Second hand sweep is smoother than other ETA 2824-2 equipped watches that I own. 
It also ticks more softly, the date change is way smoother and overall the quality of this movement is better than that of an ETA 2824-2.

I am very pleased that my Carrera came with the SW200 - it is a very good, very high quality movement and as you can see from my accuracy test - very accurate.


----------



## mususk266 (Jul 4, 2010)

i incline to believe the same, the sw200 or eta2824 aka calibre 5 meaning if there are not heavely modificated are, at least, at top grade standard.
my doubt is why TH says nothing about what kind of modifications apply to standard sw/eta calibers or, again at least i say if caliber 5 is indeed top grade why TH arnt came foreward stating that.


----------



## Monocrom (Nov 11, 2010)

mususk266 said:


> Ive just bought an aquaracer 500m blue version several days ago, love it, outstanding good looking, than ive read about crown problem...:-s ... i have internationa warranty for tat matter if occur anyway, my friends are nailing me down at the wall saying that a lot of money ive spend for just a sellita sw200, not even eta2824 inside. i have found that after the watch arrived, not even eta inside.


Two things:

1) If you end up having crown issues, TAG Heuer has always refused to cover a stripped crown under warranty. The company considers a stripped crown to be abuse done by the owner of the watch. Perhaps you meant you have an international warranty from the shop you bought the watch from? Instead of TAG Heuer? In that case, that would be different.

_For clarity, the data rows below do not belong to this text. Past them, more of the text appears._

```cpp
void pmc_destroy(pmc_ctx* ctx)
{
    if (!ctx) return;
    hipSetDevice(ctx->device);
    for (int g = 0; g < PMC_MAX_GROUPS; ++g)
    {
        if (ctx->groupStream[g]) hipStreamSynchronize(ctx->groupStream[g]);
        if (ctx->peelStream[g]) hipStreamSynchronize(ctx->peelStream[g]);
    }
    for (void* p : ctx->allocations) hipFree(p);
    for (void* p : ctx->slotAllocations) hipFree(p);
    for (void* p : ctx->segmentAllocations) hipFree(p);
    if (ctx->readback) hipHostFree(ctx->readback);
    for (hipEvent_t e : {ctx->evStart, ctx->evStop})
        if (e) hipEventDestroy(e);
    for (int g = 0; g < PMC_MAX_GROUPS; ++g)
    {
        for (hipEvent_t e : {ctx->evA[g], ctx->evB[g], ctx->evC[g], ctx->evJoin[g], ctx->evProp[g]})
            if (e) hipEventDestroy(e);
        if (g > 0 && ctx->groupStream[g]) hipStreamDestroy(ctx->groupStream[g]);
        if (ctx->peelStream[g]) hipStreamDestroy(ctx->peelStream[g]);
    }
    if (ctx->stream) hipStreamDestroy(ctx->stream);
    if (ctx->slot >= 0)
    {
        std::lock_guard<std::mutex> lock(g_slotMutex);
        g_slotUsed[ctx->device][ctx->slot] = false;
    }
    delete ctx;
}

}

namespace
{
    SceneSwitches readSceneSwitches()
    {
        SceneSwitches sw;
        sw.treeAsBinTree = pmcTune("PMC_TREE_AS_BINTREE") != nullptr;
        sw.noMono = pmcTune("PMC_NO_MONO") != nullptr;
        sw.propNoCheckpoints = pmcTune("PMC_PROP_NO_CHECKPOINTS") != nullptr;
        sw.voroNoPeelKernel = pmcTune("PMC_VORO_NO_PEEL_KERNEL") != nullptr;
        sw.voroNoDeferredScan = pmcTune("PMC_VORO_NO_DEFERRED_SCAN") != nullptr;
        sw.voroNoCull = pmcTune("PMC_VORO_NO_CULL") != nullptr;
        sw.voroNoPropKernel = pmcTune("PMC_VORO_NO_PROP_KERNEL") != nullptr;
        sw.voroNoConeTables = pmcTune("PMC_VORO_NO_CONE_TABLES") != nullptr;
        sw.voroNoObserverLists = pmcTune("PMC_VORO_NO_OBSERVER_LISTS") != nullptr;
        sw.voroConeCullOnly = pmcTune("PMC_VORO_CONE_CULL_ONLY") != nullptr;
        if (const char* v = pmcTune("PMC_VORO_LINK_COUNT_MAX")) sw.voroLinkCountMax = std::min<uint32_t>(sw.voroLinkCountMax, (uint32_t)std::max(0, atoi(v)));
        if (const char* v = pmcTune("PMC_CELL_ORDER")) sw.cellOrderRef = !strcmp(v, "ref");
        if (const char* v = pmcTune("PMC_CELL_SHUFFLE")) sw.cellShuffle = atoi(v);
        if (const char* v = pmcTune("PMC_WALK_BLOCKS_PER_CU")) sw.walkBlocksPerCU = std::max(1, atoi(v));
        if (const char* v = pmcTune("PMC_PEEL_BLOCKS_PER_CU")) sw.peelBlocksPerCU = std::max(1, atoi(v));
        return sw;
    }

    struct DestroyContext
    {
        void operator()(pmc_ctx* ctx) const { pmc_destroy(ctx); }
    };
    using ContextPtr = std::unique_ptr<pmc_ctx, DestroyContext>;

    int makeContext(int device, ContextPtr& made)
    {
        if (device >= MAX_DEVICES) return fail(PMC_ERR_UNSUPPORTED, "device index beyond the context table");
        ContextPtr ctx(new pmc_ctx());
        ctx->device = device;
        {
            std::lock_guard<std::mutex> lock(g_slotMutex);
            for (int sl = 0; sl < PMC_MAX_CONTEXTS && ctx->slot < 0; ++sl)
                if (!g_slotUsed[device][sl])
                {
                    g_slotUsed[device][sl] = true;
                    ctx->slot = sl;
                }
        }
        if (ctx->slot < 0) return fail(PMC_ERR_NOMEM, "too many live pmc contexts (at most " + std::to_string(PMC_MAX_CONTEXTS) + ")");
        auto makeStream = [](hipStream_t* out) { return hipStreamCreateWithPriority(out, hipStreamDefault, 0); };
        if (makeStream(&ctx->stream) != hipSuccess) return fail(PMC_ERR_DEVICE, "hipStreamCreate failed");
        ctx->groupStream[0] = ctx->stream;
        for (int g = 1; g < PMC_MAX_GROUPS; ++g)
            if (makeStream(&ctx->groupStream[g]) != hipSuccess) return fail(PMC_ERR_DEVICE, "hipStreamCreate failed");
        for (int g = 0; g < PMC_MAX_GROUPS; ++g)
            if (makeStream(&ctx->peelStream[g]) != hipSuccess) return fail(PMC_ERR_DEVICE, "hipStreamCreate failed");
        for (hipEvent_t* ev : {&ctx->evStart, &ctx->evStop})
            if (hipEventCreate(ev) != hipSuccess) return fail(PMC_ERR_DEVICE, "hipEventCreate failed");
        for (int g = 0; g < PMC_MAX_GROUPS; ++g)
            for (hipEvent_t* ev : {&ctx->evA[g], &ctx->evB[g], &ctx->evC[g], &ctx->evJoin[g], &ctx->evProp[g]})
                if (hipEventCreate(ev) != hipSuccess) return fail(PMC_ERR_DEVICE, "hipEventCreate failed");
        if (const char* env = getenv("PMC_NUM_GROUPS"))
        {
            ctx->numGroups = std::min(PMC_MAX_GROUPS, std::max(1, atoi(env)));
            ctx->groupsConfigured = true;
        }
        if (hipHostMalloc(reinterpret_cast<void**>(&ctx->readback), PMC_MAX_GROUPS * sizeof(GroupReadback)) != hipSuccess)
            return fail(PMC_ERR_DEVICE, "hipHostMalloc failed");
        made = std::move(ctx);
        return PMC_OK;
    }

    int configureDevice(pmc_ctx* ctx, const SceneSwitches& sw)
    {
        const DevScene& D = ctx->dev;
        if (pmcConfigureKernels(ctx->walkLds, ctx->launchLds) != hipSuccess) return fail(PMC_ERR_DEVICE, "hipFuncSetAttribute failed");
        hipDeviceProp_t prop;
        if (hipGetDeviceProperties(&prop, ctx->device) != hipSuccess) return fail(PMC_ERR_DEVICE, "hipGetDeviceProperties failed");
        ctx->numCU = prop.multiProcessorCount;
        ctx->block = 256;
        ctx->wide = D.grid_kind == PMC_GRID_OCTREE && D.lmax > 10;
        int perCU = pmcWalkBlocksPerCU(D.grid_kind, D.grid_kind == PMC_GRID_OCTREE ? 2 : 0, ctx->wide,
                                       D.grid_kind == PMC_GRID_OCTREE ? pmcPropBlock() : ctx->block, ctx->walkLds);
        if (perCU < 1) perCU = 1;
        if (sw.walkBlocksPerCU) perCU = std::min(perCU, sw.walkBlocksPerCU);
        else perCU = std::min(perCU, D.grid_kind == PMC_GRID_OCTREE ? 1 : 3);
        ctx->grid = ctx->numCU * perCU;
        if (D.grid_kind == PMC_GRID_OCTREE)
        {
            int peelPerCU = pmcWalkBlocksPerCU(D.grid_kind, 1, ctx->wide, pmcPeelBlock(), ctx->walkLds);
            peelPerCU = std::min(std::max(peelPerCU, 1), 1);
            if (sw.peelBlocksPerCU) peelPerCU = sw.peelBlocksPerCU;
            ctx->peelGrid = ctx->numCU * peelPerCU;
        }
        ctx->numSlots = 24 * 1024 * 1024;
        if (const char* env = getenv("PMC_NUM_SLOTS"))
        {
            ctx->numSlots = std::max<int64_t>(1024, atoll(env));
            ctx->slotsConfigured = true;
        }
        return PMC_OK;
    }
}

extern "C" {

int pmc_create(const pmc_scene* scene, int32_t device, pmc_ctx** out)
{
    return pmc_create_ext(scene, nullptr, device, out);
}

int pmc_create_ext(const pmc_scene* scene, const pmc_scene_ext* ext, int32_t device, pmc_ctx** out)
{
    if (!scene || !out) return fail(PMC_ERR_INVALID, "null argument");
    *out = nullptr;
    int rc = PMC_OK;
    SceneExtension extension;
    if ((rc = checkScene(*scene, ext, extension))) return rc;
    if (pmcExperimentBuild())
    {
        static std::atomic<bool> said{false};
        if (!said.exchange(true)) fprintf(stderr, "libpmc: this library was built with an ablation / perturbation macro (a tuning experiment): its results are NOT those of the engine\n");
    }
    int count = 0;
    if (hipGetDeviceCount(&count) != hipSuccess || count < 1)
        return fail(PMC_ERR_DEVICE, "no HIP device available: the MI355X engine cannot run (there is no CPU fallback)");
    if (device < 0 || device >= count) return fail(PMC_ERR_INVALID, "invalid device index");
    HIP_TRY(hipSetDevice(device));
    if ((rc = checkContraction(device))) return rc;

    ContextPtr ctx;
    if ((rc = makeContext(device, ctx))) return rc;
    const SceneSwitches switches = readSceneSwitches();
    SceneTables tables;
    if ((rc = buildSceneTables(*scene, extension, switches, *ctx, ctx->dev, tables))) return rc;
    ctx->frameSize = tables.frameSize;
    ctx->rfSize = tables.rfSize;
    ctx->frames = ctx->dev.frames;
    ctx->walkLds = tables.lds.walkBytes, ctx->transitionLds = tables.lds.transitionBytes, ctx->launchLds = tables.lds.launchBytes;
    if ((rc = configureDevice(ctx.get(), switches))) return rc;
    *out = ctx.release();
    return PMC_OK;
}

int pmc_set_launch(pmc_ctx* ctx, int32_t block, int32_t grid)
{
    if (!ctx) return fail(PMC_ERR_INVALID, "null context");
    if (block > 0)
    {
        if (block % 64 || block > 256) return fail(PMC_ERR_INVALID, "block must be a multiple of 64 and at most 256");
        ctx->block = block;
    }
    if (grid > 0) ctx->grid = grid;
    return PMC_OK;
}

int pmc_set_num_slots(pmc_ctx* ctx, int64_t num_slots)
{
    if (!ctx) return fail(PMC_ERR_INVALID, "null context");
    if (num_slots < 1 || num_slots > (int64_t(1) << 30)) return fail(PMC_ERR_INVALID, "num_slots out of range");
    ctx->numSlots = num_slots;
    ctx->slotsConfigured = true;
    return PMC_OK;
}

int pmc_bind_frames(pmc_ctx* ctx, double* device_ptr, int64_t num_doubles)
{
    if (!ctx || !device_ptr) return fail(PMC_ERR_INVALID, "null argument");
    if (num_doubles != ctx->frameSize) return fail(PMC_ERR_INVALID, "frame buffer size mismatch");
    ctx->frames = device_ptr;
    ctx->dev.frames = device_ptr;
    ctx->sceneDirty = true;
    return PMC_OK;
}

int pmc_clear_frames(pmc_ctx* ctx)
{
    if (!ctx) return fail(PMC_ERR_INVALID, "null context");
    HIP_TRY(hipSetDevice(ctx->device));
    HIP_TRY(hipMemsetAsync(ctx->frames, 0, size_t(ctx->frameSize) * sizeof(double), ctx->stream));
    return PMC_OK;
}

int pmc_set_progress(pmc_ctx* ctx, pmc_progress_fn report, void* user, double interval_seconds)
{
    if (!ctx) return fail(PMC_ERR_INVALID, "null context");
    ctx->progress = report;
    ctx->progressUser = user;
    ctx->progressInterval = interval_seconds > 0. ? interval_seconds : 0.;
    return PMC_OK;
}

int pmc_sync(pmc_ctx* ctx)
{
    if (!ctx) return fail(PMC_ERR_INVALID, "null context");
    HIP_TRY(hipSetDevice(ctx->device));
    HIP_TRY(hipStreamSynchronize(ctx->stream));
    return PMC_OK;
}

int pmc_last_kernel_ms(pmc_ctx* ctx, float* ms)
{
    if (!ctx || !ms) return fail(PMC_ERR_INVALID, "null argument");
    if (!ctx->timed) return fail(PMC_ERR_INVALID, "no segment has been run yet");
    *ms = ctx->walkMs;
    return PMC_OK;
// ... 165 lines not shown
```

### skirt9_amd/csrc/pmc_context.h

```cpp
#ifndef PMC_CONTEXT_H
#define PMC_CONTEXT_H

#include "pmc_tables.h"
#include "../../include/pmc_layout.h"
#include "../../include/pmc_tuning.h"
#include <hip/hip_runtime.h>
#include <algorithm>
#include <chrono>
#include <cmath>
#include <cstdio>
#include <rccl/rccl.h>
#include <cstdlib>
#include <cstring>
#include <deque>
#include <atomic>
#include <mutex>
#include <string>
#include <thread>
#include <map>
#include <vector>
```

2) I've mentioned this numerous times before. The ONLY difference between a Sellita SW200 and an ETA 2824 is literally one jewel. That's it. Sellita doesn't make a copy of the ETA 2824. They make the real thing, but with an extra jewel. ETA used to sub-contract out the work for making their movements to Sellita. In order to keep up with demand. Many watches out there that have ETA movements inside that were actually made by Sellita. Sellita's movements are not copies. They're the same movement. Especially in terms of quality. The addition of simply one extra jewel doesn't change that.


----------



## nightwalker (Aug 20, 2011)

I'm pretty sure that both ETA and Sellita do the pearlage, Geneva striping and rotor decorations themselves before shipping out the movements for assembly. Regardless, the cost of the movement is always a small fraction of the MSRP. 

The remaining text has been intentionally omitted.